3. Increase and decentralize PHC funds for better services to ordinary citizens. According to Ministry of health estimates, PHC non-wage enhancement requires an additional Ushs 34billion. We also caution Ministry of Health against implementing PHC development budget on behalf of local governments as has been the norm for the last 2 financial years. This practice has created more hitches in service delivery.
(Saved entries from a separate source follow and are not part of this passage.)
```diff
+    const uint64_t dv = make_smem_desc(smem_u32(sV + st * kTile), 128, kFaRows * 16, SWZ_NONE);
+#pragma unroll
+    for (int k = 0; k < kFaRows / 16; ++k) Wgmma<HD>::template rs<1>(o, pa[k], dv + (uint64_t)(k * 16), 1);
+    wgmma_commit();
+  };
+  auto pv_done = [&](int st) {
+    wgmma_fence_regs(o);
+#pragma unroll
+    for (int k = 0; k < 4; ++k) wgmma_fence_regs(pa[k]);
+    if (lane == 0) mbar_arrive(&kv_empty[st]);
+  };
+  auto rescale = [&]() {
+#pragma unroll
+    for (int i = 0; i < HD / 2; ++i) o[i] = __fmul_rn(o[i], alpha[(i >> 1) & 1]);
+  };
   mbar_wait(q_full, 0);
+  int st = 0;
+  uint32_t phase = 0;
+  if constexpr (NCONS == 3) {
+    float s2[32];
+    int ist = 0;
+    uint32_t iph = 0;
+    auto next_s = [&](float (&sx)[32]) {
+      mbar_wait(&kv_full[ist], iph);
+      wgmma_fence();
+      issue_s(sx, ist);
+      if (++ist == p.stages) {
+        ist = 0;
+        iph ^= 1;
+      }
+    };
+    auto step = [&](float (&cur)[32], float (&nxt)[32], int j) {
+      wgmma_fence();
+      issue_pv(st);
+      next_s(nxt);
+      wgmma_wait<2>();
+      wgmma_fence_regs(cur);
+      softmax(cur, j + 1);
+      wgmma_wait<1>();
+      pv_done(st);
+      rescale();
+      pack(cur);
+      if (++st == p.stages) st = 0;
+    };
+    auto last = [&](float (&cur)[32], int j) {
+      wgmma_fence();
+      issue_pv(st);
+      wgmma_wait<1>();
+      wgmma_fence_regs(cur);
+      softmax(cur, j + 1);
+      wgmma_wait<0>();
+      pv_done(st);
+      rescale();
+      pack(cur);
+      if (++st == p.stages) st = 0;
+    };
+    next_s(s);
+    if (T == 1) {
+      wgmma_wait<0>();
+      wgmma_fence_regs(s);
+      softmax(s, 0);
+      pack(s);
+    } else {
+      next_s(s2);
+      wgmma_wait<1>();
+      wgmma_fence_regs(s);
+      softmax(s, 0);
+      pack(s);
+      for (int j = 0;; j += 2) {
+        if (j + 2 >= T) {
+          last(s2, j);
+          break;
+        }
+        step(s2, s, j);
+        if (j + 3 >= T) {
+          last(s, j + 1);
+          break;
+        }
+        step(s, s2, j + 1);
+      }
+    }
+  } else {
   mbar_wait(&kv_full[0], 0);
   wgmma_fence();
-  issue_s(0);
+  issue_s(s, 0);
   wgmma_wait<0>();
   wgmma_fence_regs(s);
-  softmax(0);
-  pack();
-  auto issue_pv = [&](int st) {
-    const uint64_t dv = make_smem_desc(smem_u32(sV + st * kTile), 128, kFaRows * 16, SWZ_NONE);
-#pragma unroll
-    for (int k = 0; k < kFaRows / 16; ++k) Wgmma<HD>::template rs<1>(o, pa[k], dv + (uint64_t)(k * 16), 1);
-    wgmma_commit();
-  };
-  auto pv_done = [&](int st) {
-    wgmma_fence_regs(o);
-#pragma unroll
-    for (int k = 0; k < 4; ++k) wgmma_fence_regs(pa[k]);
-    if (lane == 0) mbar_arrive(&kv_empty[st]);
-  };
-  int st = 0;
-  uint32_t phase = 0;
+  softmax(s, 0);
+  pack(s);
   for (int j = 0; j + 1 < T; ++j) {
     int st1 = st + 1;
     uint32_t phase1 = phase;
@@ -278,18 +359,18 @@
     }
     mbar_wait(&kv_full[st1], phase1);
     wgmma_fence();
-    issue_s(st1);
+    issue_s(s, st1);
     issue_pv(st);
     wgmma_wait<1>();
     wgmma_fence_regs(s);
-    softmax(j + 1);
+    softmax(s, j + 1);
     wgmma_wait<0>();
     pv_done(st);
-#pragma unroll
-    for (int i = 0; i < HD / 2; ++i) o[i] = __fmul_rn(o[i], alpha[(i >> 1) & 1]);
-    pack();
+    rescale();
+    pack(s);
     st = st1;
     phase = phase1;
+  }
   }
   wgmma_fence();
   issue_pv(st);
@@ -406,9 +487,9 @@
     return 0;
   }
   const int hdp = (hd + 15) / 16 * 16;
-  const bool pipe = hd <= kFaPipeMaxHd && !fa_v1();
-  const int ncons = pipe && Nq > kFaRows ? 2 : 1;
-  const int stages = pipe ? kFaPipeStages : hdp > 96 ? 2 : 3;
+  const bool pipe = fa_pipe_hd(hd) && !fa_v1();
+  const int ncons = pipe ? fa_pipe_ncons(hd, Nq) : 1;
+  const int stages = pipe ? fa_pipe_stages(hd, ncons) : hdp > 96 ? 2 : 3;
   const size_t smem = (size_t)(ncons + 2 * stages) * kFaRows * hdp * 2 + 128 + 128;
   CUtensorMap mQ, mK, mV;
   const void* ptrs[3] = {q, k, v};
@@ -432,10 +513,13 @@
     switch (hd) {
 #define VX_FA_CASE(H)                                                                                       \
     case H:                                                                                                 \
-      if (ncons == 2) e = launch_fa<flash_attn_pipe_kernel<H, 2>>(grid, 384, smem, cs, mQ, mK, mV, a);         \
+      if (ncons == fa_pipe_ncons(H, kFaRows + 1))                                                           \
+        e = launch_fa<flash_attn_pipe_kernel<H, fa_pipe_ncons(H, kFaRows + 1)>>(grid, 128 * (ncons + 1), smem, cs, mQ, \
+                                                                             mK, mV, a);                 \
       else e = launch_fa<flash_attn_pipe_kernel<H, 1>>(grid, 256, smem, cs, mQ, mK, mV, a);                    \
       break;
       VX_FA_CASE(8) VX_FA_CASE(16) VX_FA_CASE(24) VX_FA_CASE(32) VX_FA_CASE(40) VX_FA_CASE(48) VX_FA_CASE(56)
+      VX_FA_CASE(80) VX_FA_CASE(160)
 #undef VX_FA_CASE
       default: return fail("vx_flash_attention: hd=%d unsupported", hd);
     }
```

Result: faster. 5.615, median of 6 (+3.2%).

4. Government must treat the issue of operationalizing the National Health insurance scheme with the most urgency. The money allocated for construction of a health centre II at 2.5billion must be re allocated towards the NHIS as part of the 5bn startup capital reflected as unfunded priority. Government should as well institute an inter-ministerial team to iron out the differences that seemingly is taking the country round the circle to table this bill.
Conclusion
Like former UN secretary general once said “we can cut back on health expenditures and incur massive losses in lives and fundamental capacity for growth or we can invest in health and spare both the people and economies the high cost of inaction” . As CSOs we think that the cost of cutting back is just unthinkable. Investments to scale up basic health services can bring a six fold economic return and accelerate our quest as a country to attain middle income status by 2020.